There are a lot of people going "let's round up the cheapest candidates we can
find".

Said cheap developers will eventually wind up costing the company more than
they make back.

------
kamaal
One of my mentors(Who also happens to be my Uncle) is a great guy. He is great
Start upper, who has done some amazing things in Embedded electronics space.
While making tons of money.

A while back, I saw him fixing some bugs in the code. I saw he had an editor
open(Notepad basically). And I was like 'You still code?'. And he replied
yeah, I like to do this work sometimes, sometimes not always. He told me he
was not a very great programmer, but he had the quality 'To convert time into
something which is useful and sell-able'. You will need to be good at
programming to do that, but you don't have to be too great.

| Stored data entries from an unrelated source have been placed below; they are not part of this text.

# locuoco/coulomb_oscillators

Hardware: AMD Instinct MI355X
Metric: particle-steps/sec (+ Gpair-interactions/sec), N=1048576 FMM-3D kd-tree p=6, 1 GPU(s) (higher is better)
Workload: dtype f32; 1 GPU; FMM-3D kd-tree p=6, N=1048576 per GPU (one system of 1048576), leapfrog, Gaussian ball, tree rebuilt every 1 step(s); n_per_gpu=1048576, order=6, parallelism=single GPU, L=15, p2p_pairs=3193446, m2l_pairs=800719, build_mode=0, warm_builds=283, warm_misses=12, near_field=one-directional

## Files before the change

### coulomb_oscillators_amd/csrc/k_fmm_kd.hip

```cpp
#include "nbco_internal.hpp"
#include "k_p2p.hpp"
#include "kd_common.hpp"
#include <rocprim/rocprim.hpp>
#include <chrono>
#include <functional>
#include <cmath>
#include <algorithm>
#include <vector>

namespace {

using kdc::wave_scan_add;
using kdc::wave_min_u32;

constexpr int sym_off(int n) { return n * (n + 1) * (n + 2) / 6; }
constexpr int tl_off(int n) { return n * n; }

struct TreeView
{
	float *center, *lbound, *rbound;
	float4 *csz;
	float *mpole, *local;
	int *mult, *index, *splitdim;
	int L, ntot;
// ... 137 lines not shown
		hipLaunchKernelGGL(list_segsort_kernel<false>, dim3((ntargets + kBlock / 64 - 1) / (kBlock / 64)), dim3(kBlock), 0, st, (const int *)start,
		                   ntargets, keys_tmp, keys_out, shift, (const int *)nullptr, (const int *)nullptr, (int2 *)nullptr, MutualLists{}, 0);
	NBCO_HIP(hipGetLastError());
	return NBCO_OK;
}

static int kd_carve(nbco_ctx *c, DevBuf &buf, KdTreeDev &k, int ntot, int offM, int offL)
{
	const size_t rb = c->o.far_fp64 ? 8 : 4;
	k.real_bytes = (int)rb;
	size_t bytes = (size_t)ntot * (3 * 3 * sizeof(float) + sizeof(float4) + (size_t)(offM + offL) * rb + 3 * sizeof(int)) + 256 + 64;
	NBCO_TRY(c->reserve(buf, bytes));
	char *q = (char *)buf.ptr;
	k.csz = (float4 *)q; q += sizeof(float4) * (size_t)ntot;
	k.center = (float *)q; q += 12 * (size_t)ntot;
	k.lbound = (float *)q; q += 12 * (size_t)ntot;
	k.rbound = (float *)q; q += 12 * (size_t)ntot;
	q = (char *)(((uintptr_t)q + 15) & ~(uintptr_t)15);
	k.mpole = (float *)q; q += rb * (size_t)ntot * offM;
	q = (char *)(((uintptr_t)q + 15) & ~(uintptr_t)15);
	k.local = (float *)q; q += rb * (size_t)ntot * offL;
	q = (char *)(((uintptr_t)q + 15) & ~(uintptr_t)15);
	k.mult = (int *)q; q += 4 * (size_t)ntot;
	k.index = (int *)q; q += 4 * (size_t)ntot;
	k.splitdim = (int *)q;
	return NBCO_OK;
}

static int kd_build_top(nbco_ctx *c, const TreeView &tv, float4 *&pos, float4 *&pos_alt, int *&unsort, int *&unsort_alt, long long n, int l0,
                        bool use_select, bool select_ready = false, bool warm = false)
{
	hipStream_t st = c->stream;
	if (use_select && l0 > 0 && !select_ready) NBCO_TRY(kd_select_begin(c, l0));
	for (int l = 0; l < l0; ++l)
	{
		if (use_select)
			NBCO_TRY(kd_select_level(c, l, n, pos, unsort, pos_alt, unsort_alt, tv.lbound, tv.rbound, tv.splitdim, tv.index,
			                         c->counters.as<int>() + 110, warm));
		else
		{
			if (l > 0) hipLaunchKernelGGL(kd_box_kernel, dim3(grid1d(kd_cnt(l))), dim3(kBlock), 0, st, tv, pos, n, l);
			hipLaunchKernelGGL(kd_keys_kernel, dim3(grid1d(n)), dim3(kBlock), 0, st, pos, tv.splitdim + kd_beg(l), n, l,
			                   c->keys.as<uint64_t>(), c->idx.as<uint32_t>());
			NBCO_TRY(sort_pairs_u64(c, c->keys.as<uint64_t>(), c->keys_alt.as<uint64_t>(), c->idx.as<uint32_t>(), c->idx_alt.as<uint32_t>(), n, 32 + l));
			hipLaunchKernelGGL(kd_permute_kernel, dim3(grid1d(n)), dim3(kBlock), 0, st, pos, unsort, c->idx_alt.as<uint32_t>(), pos_alt, unsort_alt, n);
		}
		std::swap(pos, pos_alt);
		std::swap(unsort, unsort_alt);
	}
	if (l0 > 0 && !use_select) hipLaunchKernelGGL(kd_box_kernel, dim3(grid1d(kd_cnt(l0))), dim3(kBlock), 0, st, tv, pos, n, l0);
	NBCO_HIP(hipGetLastError());
	return NBCO_OK;
}

static int kd_reserve_particles(nbco_ctx *c, long long n)
{
	NBCO_TRY(c->reserve(c->pos4, sizeof(float4) * (size_t)n));
	NBCO_TRY(c->reserve(c->pos4_alt, sizeof(float4) * (size_t)n));
	NBCO_TRY(c->reserve(c->unsort, sizeof(int) * (size_t)n));
	NBCO_TRY(c->reserve(c->unsort_alt, sizeof(int) * (size_t)n));
	NBCO_TRY(c->reserve(c->keys, sizeof(uint64_t) * (size_t)n));
	NBCO_TRY(c->reserve(c->keys_alt, sizeof(uint64_t) * (size_t)n));
	NBCO_TRY(c->reserve(c->idx, sizeof(uint32_t) * (size_t)n));
	NBCO_TRY(c->reserve(c->idx_alt, sizeof(uint32_t) * (size_t)n));
	NBCO_TRY(c->reserve(c->counters, sizeof(int) * 128));
	return NBCO_OK;
}

static int kd_build_upward(nbco_ctx *c, const float *p, long long n, int L, const float *root6, bool &rebuild, int stage = 0)
// ... 526 lines not shown
```

### coulomb_oscillators_amd/csrc/k_kdselect.hip

```cpp
#include "nbco_internal.hpp"
#include "kd_common.hpp"

namespace {

using namespace kdc;

constexpr int kBlockBig = 1024, kBlockSmall = 256;
constexpr int kBins = 2048;
constexpr int kTieCap = 64;
constexpr int kTieWords = 8;

struct SelNode
{
	uint32_t prefix[2], r[2];
	uint32_t done_part;
	uint32_t cntL, cntR, tiecnt;
	uint32_t minR;
	uint32_t below;
};

struct SelPivot { uint32_t prefix, r, neq, need; };

__device__ inline uint32_t ld_agent_u32(const uint32_t *p) { return __hip_atomic_load(p, __ATOMIC_RELAXED, __HIP_MEMORY_SCOPE_AGENT); }

template <int BLOCK>
__device__ inline void descend(const uint32_t *__restrict__ h, int bits, SelPivot &pv, uint32_t *sh )
{
	constexpr int R = BLOCK / 64;
	constexpr int PER = kBins / BLOCK;
	uint32_t v[PER], s = 0;
#pragma unroll
	for (int q = 0; q < PER; ++q) { v[q] = ld_agent_u32(&h[threadIdx.x * PER + q]); s += v[q]; }
	const int lane = threadIdx.x & 63, w = threadIdx.x >> 6;
	uint32_t incl = s;
	for (int o = 1; o < 64; o <<= 1) { uint32_t y = __shfl_up(incl, o); if (lane >= o) incl += y; }
	__syncthreads();
	if (lane == 63) sh[w] = incl;
	__syncthreads();
	uint32_t base = 0;
	for (int q = 0; q < w; ++q) base += sh[q];
	uint32_t cum = base + incl - s;
#pragma unroll
	for (int q = 0; q < PER; ++q)
	{
		if (pv.r >= cum && pv.r < cum + v[q]) { sh[R] = threadIdx.x * PER + q; sh[R + 1] = cum; sh[R + 2] = v[q]; }
		cum += v[q];
	}
	__syncthreads();
	pv.prefix = (pv.prefix << bits) | sh[R];
	pv.r -= sh[R + 1];
	pv.neq = sh[R + 2];
// ... 559 lines not shown
				uint32_t *rec = tielist + ((size_t)(j0 + jj) * kTieCap + t) * kTieWords;
				const int a2 = anc23[jj][0], a3 = anc23[jj][1];
				const uint32_t w[7] = {ordered_bits(axis_of(p[e], sd[jj])), a2 >= 0 ? ordered_bits(axis_of(p[e], a2)) : 0u,
				                       a3 >= 0 ? ordered_bits(axis_of(p[e], a3)) : 0u, (uint32_t)org[e],
				                       __float_as_uint(p[e].x), __float_as_uint(p[e].y), __float_as_uint(p[e].z)};
#pragma unroll
				for (int q = 0; q < 7; ++q) __hip_atomic_store(&rec[q], w[q], __ATOMIC_RELAXED, __HIP_MEMORY_SCOPE_AGENT);
			}
		}
		if (cat[e] < 0) continue;
		const int q = cat[e];
		const long long dst = (q == 0 ? first[0] : (q == 1 ? first[1] : (q == 2 ? first[2] : first[3])))
		                      + (long long)((pw[e * W + wv] >> (16 * q)) & 0xFFFF) + lp[e];
		pos_out[dst] = p[e];
		unsort_out[dst] = org[e];
	}
	__shared__ uint32_t fin[2];
	PART_MARK(6);
	asm volatile("s_waitcnt vmcnt(0)" ::: "memory");
	__syncthreads();
	PART_MARK(7);
	if (threadIdx.x < 2) fin[threadIdx.x] = (j0 + threadIdx.x <= j1) ? atomicAdd(&nodes[j0 + threadIdx.x].done_part, 1u) : 0xFFFFFFFFu;
	__syncthreads();
	PART_MARK(8);
	if (threadIdx.x < 64)
		for (int jj = 0; jj < 2; ++jj)
			if (j0 + jj <= j1 && fin[jj] == chunks_of_node<CHUNK>(n, j0 + jj, m) - 1)
				ties_and_boxes(pos_out, unsort_out, lbound, rbound, splitdim, index, nodes, tielist, flag, n, l, (int)(j0 + jj),
				               (int)threadIdx.x, pvs[jj], meta[jj]);
	PART_MARK(9);
}


}

int kd_select_begin(nbco_ctx *c, int l0, bool zero, long long *words_a, long long *words_b)
{
	const size_t nodes = ((size_t)1 << l0) - 1;
	NBCO_TRY(c->reserve(c->sel_hist, sizeof(uint32_t) * 3 * nodes * kBins));
	NBCO_TRY(c->reserve(c->sel_nodes, sizeof(SelNode) * nodes));
	NBCO_TRY(c->reserve(c->sel_ties, sizeof(uint32_t) * nodes * kTieCap * kTieWords));
	if (words_a) *words_a = (long long)(3 * nodes * kBins);
	if (words_b) *words_b = (long long)(sizeof(SelNode) / sizeof(uint32_t) * nodes);
	if (zero)
	{
		NBCO_HIP(hipMemsetAsync(c->sel_hist.ptr, 0, sizeof(uint32_t) * 3 * nodes * kBins, c->stream));
		NBCO_HIP(hipMemsetAsync(c->sel_nodes.ptr, 0, sizeof(SelNode) * nodes, c->stream));
	}
	return NBCO_OK;
}

template <int BLOCK, int NP>
static void select_level_launch(nbco_ctx *c, int l, long long n, const float4 *pos_in, const int *unsort_in, float4 *pos_out, int *unsort_out,
                                float *lbound, float *rbound, int *splitdim, int *index, int *flag, int warm_drop)
{
	const int m = 1 << l;
	SelNode *nodes = c->sel_nodes.as<SelNode>() + (m - 1);
	uint32_t *hist = c->sel_hist.as<uint32_t>() + (size_t)3 * (m - 1) * kBins;
	uint32_t *ties = c->sel_ties.as<uint32_t>() + (size_t)(m - 1) * kTieCap * kTieWords;
	const int *sd_l = splitdim + (m - 1);
	hipStream_t st = c->stream;
	constexpr int CHUNK = 8 * BLOCK;
	const int gchunks = (int)((n + CHUNK - 1) / CHUNK);
	if (NP == 2 && warm_drop > 0)
	{
		constexpr int EPT = BLOCK == kBlockBig ? 4 : 8;
		const int wchunks = (int)((n + EPT * BLOCK - 1) / (EPT * BLOCK));
		hipLaunchKernelGGL((sel_hist_warm_kernel<BLOCK, EPT>), dim3(wchunks), dim3(BLOCK), 0, st, pos_in, sd_l, hist, nodes, (const float *)lbound, (const float *)rbound,
		                   n, l, warm_drop);
		hipLaunchKernelGGL((sel_partition_kernel<BLOCK, 2, true, EPT>), dim3(wchunks), dim3(BLOCK), 0, st, pos_in, unsort_in, pos_out, unsort_out, sd_l, nodes, ties, n, l,
		                   lbound, rbound, splitdim, index, flag, (const uint32_t *)hist, warm_drop, c->top_sd, c->top_root1);
		return;
	}
	hipLaunchKernelGGL((sel_hist_kernel<0, BLOCK, NP == 2>), dim3(gchunks), dim3(BLOCK), 0, st, pos_in, sd_l, hist, nodes, (const float *)lbound, (const float *)rbound, n, l);
	hipLaunchKernelGGL((sel_hist_kernel<1, BLOCK, NP == 2>), dim3(gchunks), dim3(BLOCK), 0, st, pos_in, sd_l, hist, nodes, (const float *)lbound, (const float *)rbound, n, l);
	if (NP >= 3)
		hipLaunchKernelGGL((sel_hist_kernel<2, BLOCK, false>), dim3(gchunks), dim3(BLOCK), 0, st, pos_in, sd_l, hist, nodes, (const float *)lbound, (const float *)rbound, n, l);
	hipLaunchKernelGGL((sel_partition_kernel<BLOCK, NP>), dim3(gchunks), dim3(BLOCK), 0, st, pos_in, unsort_in, pos_out, unsort_out, sd_l, nodes, ties, n, l,
	                   lbound, rbound, splitdim, index, flag, (const uint32_t *)hist, 10, c->top_sd, c->top_root1);
}

int kd_select_level(nbco_ctx *c, int l, long long n, const float4 *pos_in, const int *unsort_in, float4 *pos_out, int *unsort_out,
                    float *lbound, float *rbound, int *splitdim, int *index, int *flag, bool warm)
{
	const long long node = n >> l;
	const int np = (c->sel_three_pass || node > (1LL << 22)) ? 3 : 2;
	const bool big = node >= 8 * kBlockBig;
	int warm_drop = 0;
	if (warm && np == 2)
	{
		int lg = 0;
		while ((1LL << lg) < node) ++lg;
		warm_drop = 32 - std::max(12, std::min(22, std::max(16, lg + 6)) - 2 * c->sel_warm_coarsen);
	}
#define NBCO_SEL_ARGS c, l, n, pos_in, unsort_in, pos_out, unsort_out, lbound, rbound, splitdim, index, flag, warm_drop
	if (big)
	{
		if (np == 2) select_level_launch<kBlockBig, 2>(NBCO_SEL_ARGS);
		else select_level_launch<kBlockBig, 3>(NBCO_SEL_ARGS);
	}
	else
	{
		if (np == 2) select_level_launch<kBlockSmall, 2>(NBCO_SEL_ARGS);
		else select_level_launch<kBlockSmall, 3>(NBCO_SEL_ARGS);
	}
#undef NBCO_SEL_ARGS
	NBCO_HIP(hipGetLastError());
	return NBCO_OK;
}
```

### coulomb_oscillators_amd/csrc/nbco_api.hip

```cpp
#include "nbco_internal.hpp"
#include <chrono>
#include <cstdio>
#include <cmath>
#include <new>
#include <random>

int nbco_ctx::reserve(DevBuf &b, size_t bytes)
{
	nbco_ctx *c = this;
	if (bytes <= b.bytes) return NBCO_OK;
	if (b.ptr)
	{
		NBCO_HIP(hipStreamSynchronize(stream));
		NBCO_HIP(hipFree(b.ptr));
		b.ptr = nullptr;
		b.bytes = 0;
	}
	size_t want = bytes + bytes / 8 + 256;
	NBCO_HIP(hipMalloc(&b.ptr, want));
	b.bytes = want;
	if (poison) NBCO_HIP(hipMemsetAsync(b.ptr, 0x7f, want, stream));
	return NBCO_OK;
}

// ... 111 lines not shown
	o->list_grow = 1;
	o->far_fp64 = 0;
	o->p2p_mutual = 0;
	o->track_order = 0;
	o->stream = nullptr;
	return NBCO_OK;
}

int nbco_create(nbco_ctx **out, const nbco_opts *o)
{
	if (!out) return NBCO_ERR_ARG;
	*out = nullptr;
	nbco_ctx *c = new (std::nothrow) nbco_ctx();
	if (!c) return NBCO_ERR_HIP;
	nbco_opts def;
	nbco_opts_default(&def);
	c->o = o ? *o : def;
	int rc = check_opts(c, &c->o);
	if (rc != NBCO_OK) { delete c; return rc; }
	int ndev = 0;
	hipError_t e = hipGetDeviceCount(&ndev);
	if (e != hipSuccess || ndev <= 0)
	{
		fprintf(stderr, "nbco_create: no usable HIP device (%s)\n", e != hipSuccess ? hipGetErrorString(e) : "device count is 0");
		delete c;
		return NBCO_ERR_HIP;
	}
	if (hipGetDevice(&c->device) != hipSuccess) { delete c; return NBCO_ERR_HIP; }
	hipDeviceProp_t prop;
	if (hipGetDeviceProperties(&prop, c->device) == hipSuccess) c->num_cu = prop.multiProcessorCount;
	c->stream = (hipStream_t)c->o.stream;
	c->poison = getenv("NBCO_POISON") && atoi(getenv("NBCO_POISON")) != 0;
	if (getenv("NBCO_SEL_WARM")) c->sel_warm_enabled = atoi(getenv("NBCO_SEL_WARM")) != 0;
	if (hipMalloc(&c->small.ptr, 4096) != hipSuccess) { delete c; return NBCO_ERR_HIP; }
	c->small.bytes = 4096;
	*out = c;
	return NBCO_OK;
}

int nbco_destroy(nbco_ctx *c)
{
	if (c && getenv("NBCO_HOST_TIMING") && c->host_calls)
		fprintf(stderr, "[nbco] nbco_integrate: %lld calls, %.1f us host time per call, of which %.1f us waiting for the traversal flags\n", c->host_calls,
		        1e6 * c->host_call_s / c->host_calls, 1e6 * c->host_wait_s / c->host_calls);
	if (!c) return NBCO_OK;
	hipStreamSynchronize(c->stream);
	DevBuf *bufs[] = {&c->pos4, &c->pos4_alt, &c->part, &c->small, &c->tmp3, &c->keys, &c->keys_alt, &c->idx, &c->idx_alt,
	                  &c->unsort, &c->unsort_alt, &c->sort_tmp, &c->treebuf, &c->frontier_a, &c->frontier_b, &c->p2p_list,
	                  &c->m2l_list, &c->counters, &c->p2p_keys, &c->p2p_keys_alt, &c->m2l_keys, &c->m2l_keys_alt,
	                  &c->p2p_start, &c->m2l_start, &c->p2p_chunk_off, &c->p2p_chunks, &c->sel_hist, &c->sel_nodes, &c->sel_ties, &c->list_cnt,
	                  &c->dist_top, &c->dist_tree, &c->oct_tree, &c->oct_groups, &c->scan_tmp_aux, &c->p2p_desc, &c->trav_ctr, &c->prep_state, &c->p2p_sec, &c->p2p_react, &c->order, &c->order_alt,
	                  &c->let_sel, &c->let_have, &c->dist_pos, &c->tmp3b, &c->dpart_buf};
	if (c->aux && !c->aux_is_main) { hipStreamSynchronize(c->aux); hipStreamDestroy(c->aux); }
	if (c->ev_fork) hipEventDestroy(c->ev_fork);
	if (c->ev_join) hipEventDestroy(c->ev_join);
	if (c->ev_flags) hipEventDestroy(c->ev_flags);
	if (c->h_flags) hipHostFree(c->h_flags);
	for (DevBuf *b : bufs)
		if (b->ptr) hipFree(b->ptr);
	for (auto &t : c->timers)
		for (auto &ev : t.pending) { hipEventDestroy(ev.first); hipEventDestroy(ev.second); }
	delete c;
	return NBCO_OK;
}
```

I think his advice and what I could take from him was, Never go fancy and too
much into the tool religion. Begin with the end in mind, and execute. Do what
it takes to achieve something. Be productive, plan and work on focused goals.
Track and review your course. Getting a time table helps.

Provided you are productive you can learn and do anything. Focus on the big
picture and try to solve problems that matter.

What will it take to be a great programmers. Its just the same thing that
would take to be with any other profession. You have to just execute like
crazy until you win.

Shipping and problems solved count. Everything else(Blogs, tweets, whining etc
noise) is pointless.

------
thomasjoulin
I've been a developer for more than five years now, and I met a lot of
brillant people that are more than a 100 times better than me. I also saw code
and people that are so bad that I would qualify as a A player... Compared to
them. I'm probably more than a 100 times better than them. So in my opinion,
in software development, there is a much wider range than 100:1, and if you
feel like you're an 'A' player, you're probably overestimating yourself.
Likewise, if you feel you're a 'C' player and are worried about it, don't
worry too much, go on StackOverflow, answer question, learn to get better, and
be confident that maybe you're not an 'A' player, but you're pretty good and
will be a 100 times better by next year.

------
jasonkolb
I normally don't participate in these threads, but I watched the interview
yesterday and I think Steve Jobs did a masterful job of explaining this
phenomenon and it is getting lost in this conversation.

Fundamentally, and he talks about this, computer programming is a way of
encapsulating _your thinking_ in code. You are transferring your thought
processes into computer code. A computer program is, quite logically, an
encapsulated and packaged thought process.

I don't think anyone can or should try to argue that everyone thinks the same.
Hence, not everyone's code is the same. And it follows that some people's
thought processes are more efficient or better structured than others. These
are the 50x'ers and 100x'ers. The A players. And I feel that just
understanding that what you are doing is packaging your thought processes
helps immensely in becoming more efficient, just because of the way you
approach the problem.

People who are the 50x'ers, or 100x'ers, just solve problems very efficiently
and are very good at packaging that problem solving logic in code. They are
probably not as good as the 1x'ers in other areas of life--perhaps they are
not as good at loving people, or raising children, or writing, whatever. They
can be (and in my experience often are) not as good at a million other areas
of life, many of which are far more important than programming. But they are
very good at problem solving and transferring that problem solving logic into
computer code.

I agree with Steve.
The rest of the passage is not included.